(Dataset entries)
template <typename T>
__global__ __launch_bounds__(256) void wgrad_kernel(WgradArgs a) {
  constexpr int VE = Elem<T>::kVec;
  constexpr int PK = KV * VE;
  __shared__ Vec16 sP[64 * KV];
  __shared__ Vec16 sG[256 * KV];
  __shared__ int sPix[PK * 3];
  __shared__ float sProP[2 * 256];
  __shared__ float sProG[2 * 256];

  const int t = threadIdx.x, lane = t & 63, wv = t >> 6, g = lane >> 4, r = lane & 15;
  const int TA = a.TA16 * 16, TB = a.TB16 * 16, TG = a.TG;
  const int nb_tiles = (a.Cb + TB - 1) / TB;
  const int a0 = (blockIdx.y / nb_tiles) * TA, b0 = (blockIdx.y % nb_tiles) * TB;
  const int tap0 = blockIdx.z * TG;
  const int tg_n = min(TG, a.ntaps - tap0);
  const T* __restrict__ P = reinterpret_cast<const T*>(a.P);
  const T* __restrict__ G = reinterpret_cast<const T*>(a.G);
  T* sPe = reinterpret_cast<T*>(sP);
  T* sGe = reinterpret_cast<T*>(sG);
  const bool proP = a.proP_scale != nullptr, proG = a.proG_scale != nullptr;
  if (proP) for (int i = t; i < TA; i += 256) {
    const bool ok = a0 + i < a.Ca;
    sProP[i] = ok ? a.proP_scale[a0 + i] : 0.f; sProP[256 + i] = ok ? a.proP_shift[a0 + i] : 0.f;
  }
  if (proG) for (int i = t; i < TB; i += 256) {
    const bool ok = b0 + i < a.Cb;
    sProG[i] = ok ? a.proG_scale[b0 + i] : 0.f; sProG[256 + i] = ok ? a.proG_shift[b0 + i] : 0.f;
  }

  const int units = a.TA16 * a.TB16 * tg_n;
  f32x4 acc[16];
  int rowA[16], rowB[16];
#pragma unroll
  for (int i = 0; i < 16; ++i) {
    acc[i] = (f32x4){0, 0, 0, 0};
    const int u = wv + 4 * i;
    const int tg = u % tg_n, q = u / tg_n;
    const int tb = q % a.TB16, ta = q / a.TB16;
    rowA[i] = 16 * ta + r;
    rowB[i] = tg * TB + 16 * tb + r;
  }

  const long m_begin = (long)blockIdx.x * a.pix_per_block;
  const long m_end = min((long)a.M, m_begin + a.pix_per_block);
  const int HpWp = a.Hp * a.Wp;
  const int pvecs = TA / VE, gvecs = TB / VE;

  for (long m0 = m_begin; m0 < m_end; m0 += PK) {
    __syncthreads();
    if (t < PK) {
      const long m = m0 + t;
      if (m < m_end) {
        const int n = (int)(m / HpWp), rem = (int)(m - (long)n * HpWp);
        const int hp = rem / a.Wp, wp = rem - hp * a.Wp;
        sPix[3 * t] = n * a.Hg * a.Wg;
        sPix[3 * t + 1] = hp * a.stride - a.pad;
        sPix[3 * t + 2] = wp * a.stride - a.pad;
      } else {
        sPix[3 * t] = -1; sPix[3 * t + 1] = 0; sPix[3 * t + 2] = 0;
      }
    }
    __syncthreads();
    for (int v = t; v < PK * pvecs; v += 256) {
      const int pk = v / pvecs, cv = v - pk * pvecs;
      const int ch = cv * VE;
      float f[VE];
      const bool ok = (m0 + pk) < m_end && (a0 + ch) < a.Ca;
      if (ok) {
        const Vec16 q = *reinterpret_cast<const Vec16*>(P + ((m0 + pk) * a.Ca + a0 + ch));
        Elem<T>::unpack(q, f);
        if (proP) {
#pragma unroll
          for (int j = 0; j < VE; ++j) {
            float x = f[j] * sProP[ch + j] + sProP[256 + ch + j];
            f[j] = a.proP_relu ? fmaxf(x, 0.f) : x;
          }
        }
      } else {
#pragma unroll
        for (int j = 0; j < VE; ++j) f[j] = 0.f;
      }
#pragma unroll
      for (int j = 0; j < VE; ++j) {
        const int row = ch + j;
        Elem<T>::store(sPe + (long)lds_slot(row, pk / VE) * VE + (pk % VE), f[j]);
      }
    }
    for (int v = t; v < tg_n * PK * gvecs; v += 256) {
      const int tg = v / (PK * gvecs), rem = v - tg * (PK * gvecs);
      const int pk = rem / gvecs, cv = rem - pk * gvecs;
      const int ch = cv * VE;
      const int tap = tap0 + tg, kh = tap / a.ksz, kw = tap - kh * a.ksz;
      const int base = sPix[3 * pk], hg = sPix[3 * pk + 1] + kh, wg = sPix[3 * pk + 2] + kw;
      const bool ok = base >= 0 && hg >= 0 && hg < a.Hg && wg >= 0 && wg < a.Wg && (b0 + ch) < a.Cb;
      float f[VE];
      if (ok) {
        const Vec16 q = *reinterpret_cast<const Vec16*>(G + ((long)(base + hg * a.Wg + wg) * a.Cb + b0 + ch));
        Elem<T>::unpack(q, f);
        if (proG) {
#pragma unroll
          for (int j = 0; j < VE; ++j) {
            float x = f[j] * sProG[ch + j] + sProG[256 + ch + j];
            f[j] = a.proG_relu ? fmaxf(x, 0.f) : x;
          }
        }
      } else {
#pragma unroll
        for (int j = 0; j < VE; ++j) f[j] = 0.f;
      }
#pragma unroll
      for (int j = 0; j < VE; ++j) {
        const int row = tg * TB + ch + j;
        Elem<T>::store(sGe + (long)lds_slot(row, pk / VE) * VE + (pk % VE), f[j]);
      }
    }
    __syncthreads();
#pragma unroll
    for (int i = 0; i < 16; ++i) {
      const int u = wv + 4 * i;
      if (u < units) {
#pragma unroll
        for (int k2 = 0; k2 < 2; ++k2) {
          const int kvs = 4 * k2 + g;
          const Vec16 af = sP[lds_slot(rowA[i], kvs)];
          const Vec16 bf = sG[lds_slot(rowB[i], kvs)];
          acc[i] = Mma<T>::run(af, bf, acc[i]);
        }
      }
    }
  }
#pragma unroll
  for (int i = 0; i < 16; ++i) {
    const int u = wv + 4 * i;
    if (u < units) {
      const int tg = u % tg_n, q = u / tg_n;
      const int tb = q % a.TB16, ta = q / a.TB16;
      const int bb = b0 + 16 * tb + r;
      if (bb < a.Cb_valid) {
#pragma unroll
        for (int j = 0; j < 4; ++j) {
          const int aa = a0 + 16 * ta + 4 * g + j;
          if (aa < a.Ca) a.scratch[(((long)blockIdx.x * a.ntaps + tap0 + tg) * a.Ca + aa) * a.Cb + bb] = acc[i][j];
        }
      }
    }
  }
}

static int try_wgrad2(int dt, const WgradArgs& a, hipStream_t s) {
  if (a.Ca % 16 || a.Cb % 16 || a.ntaps > 25) return 0;
  if (a.proP_scale && a.proG_scale) return 0;
  if (a.P_planar && (a.Ca != 16 || a.P_planes > 16 || a.proP_scale)) return 0;
  auto pick = [](int c) { return c >= 64 ? 64 : c; };
  int TA = pick(a.Ca), TB = pick(a.Cb);
  if (!(TA == 16 || TA == 32 || TA == 64) || !(TB == 16 || TB == 32 || TB == 64)) return 0;
  if (a.Ca % TA || a.Cb % TB) return 0;
  if (a.ntaps < 4 && TB == 64 && !a.P_planar) {
    Wgrad2Args probe; memset(&probe, 0, sizeof(probe));
    probe.TG = wgrad2_taps_per_block(TA / 16, 4, a.ntaps); probe.nw = 4;
    if (make_tile_geom(probe.g, a.N, a.Hp, a.Wp, a.Hg, a.Wg, a.stride, -a.pad, -a.pad, a.ksz, a.ksz, 128, 1) &&
        (wgrad2_lds_bytes(probe, dt, TA, 64) > kV2MaxLds || wgrad2_patch_slots(probe, dt, 64) > 16)) TB = 32;
  }
  const int ta16 = TA / 16, tb16 = TB / 16;
  Wgrad2Args b; memset(&b, 0, sizeof(b));
  b.P = a.P; b.G = a.G;
  b.proP_scale = a.proP_scale; b.proP_shift = a.proP_shift; b.proP_relu = a.proP_relu;
  b.proG_scale = a.proG_scale; b.proG_shift = a.proG_shift; b.proG_relu = a.proG_relu;
  b.TG = wgrad2_taps_per_block(ta16, tb16, a.ntaps);
  b.nw = 4;
  if (!a.P_planar && ta16 >= 2 && tb16 >= 2 && (a.ntaps == 9 || a.ntaps == 16) && b.TG < a.ntaps &&
      !(a.ntaps == 16 && ta16 * tb16 >= 16)) {
    b.nw = a.ntaps; b.TG = a.ntaps;
  } else if (!a.P_planar && a.ntaps == 16 && ta16 == 4 && tb16 == 4) {
    b.nw = 8; b.TG = 16;
  }
  bool fits = false;
  size_t lds = 0;
  for (int TP = 128; TP >= 32 && !fits; TP >>= 1) {
    if (TP < 128 && a.ntaps < 4) break;
    if (!make_tile_geom(b.g, a.N, a.Hp, a.Wp, a.Hg, a.Wg, a.stride, -a.pad, -a.pad, a.ksz, a.ksz, TP, 1)) continue;
    lds = wgrad2_lds_bytes(b, dt, TA, TB);
    fits = lds <= kV2MaxLds && wgrad2_patch_slots(b, dt, TB) <= (b.nw == 4 ? 16 : 8);
  }
  if (!fits) return 0;
  b.Ca = a.Ca; b.Cb = a.Cb; b.Cb_valid = a.Cb_valid; b.Ca_valid = a.Ca_valid; b.ksz = a.ksz; b.ntaps = a.ntaps;
  b.sA = a.sA; b.sB = a.sB; b.scale = a.scale; b.P_planar = a.P_planar; b.P_planes = a.P_planes;
  for (int t = 0; t < 25; ++t) b.tap_off[t] = a.tap_off[t];
  const int tiles_ab = (a.Ca / TA) * (a.Cb / TB);
  const int zg = (a.ntaps + b.TG - 1) / b.TG;
  const long wsize = (long)a.Ca * a.Cb * a.ntaps;
  const long op_bytes = ((long)a.N * a.Hp * a.Wp * a.Ca + (long)a.N * a.Hg * a.Wg * a.Cb) * (long)dtype_size(dt);
  int occ = (int)((160 * 1024) / lds); if (occ > 6) occ = 6; if (occ < 1) occ = 1;
  long gx = (op_bytes < (200L << 20) ? 176L : 256L * occ) / ((long)tiles_ab * zg); if (gx < 1) gx = 1;
  if (!a.scratch) { set_error("wgrad: the partial-image scratch is required (no atomic flush path)"); return MMVAE_ERR_ARG; }
  {
    long budget = op_bytes > (8L << 20) ? op_bytes : (8L << 20);
    if (budget > (long)kWgradScratchBytes) budget = (long)kWgradScratchBytes;
    const long cap = budget / (wsize * 4);
    if (cap < 1) return 0;
    if (gx > cap) gx = cap;
  }
  if (gx > b.g.ntiles) gx = b.g.ntiles;
  if (gx >= 8) gx &= ~7L;
  b.dW = a.scratch; b.partial = 1;
  const int rc = launch_wgrad2(dt, b, (int)gx, tiles_ab, zg, ta16, tb16, s);
  if (rc < 0) return rc;
  WgradReduceArgs u; memset(&u, 0, sizeof(u));
  u.part = a.scratch; u.dW = a.dW; u.Ca = a.Ca; u.Cb = a.Cb; u.ntaps = a.ntaps; u.nparts = (int)gx;
  u.Ca_valid = a.Ca_valid; u.Cb_valid = a.Cb_valid; u.sA = a.sA; u.sB = a.sB; u.scale = a.scale;
  for (int t = 0; t < 25; ++t) u.tap_off[t] = a.tap_off[t];
  const int rc2 = launch_wgrad_reduce(u, s);
  return rc2 < 0 ? rc2 : 1;
}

Work to be completed:
Among the records above, extract exactly the lines from the line with "const int bb = b0 + 16 * tb + r;" to the line with "static int try_wgrad2(int", both lines included, and leave out the rest.

Solution to this task:
      const int bb = b0 + 16 * tb + r;
      if (bb < a.Cb_valid) {
#pragma unroll
        for (int j = 0; j < 4; ++j) {
          const int aa = a0 + 16 * ta + 4 * g + j;
          if (aa < a.Ca) a.scratch[(((long)blockIdx.x * a.ntaps + tap0 + tg) * a.Ca + aa) * a.Cb + bb] = acc[i][j];
        }
      }
    }
  }
}

static int try_wgrad2(int dt, const WgradArgs& a, hipStream_t s) {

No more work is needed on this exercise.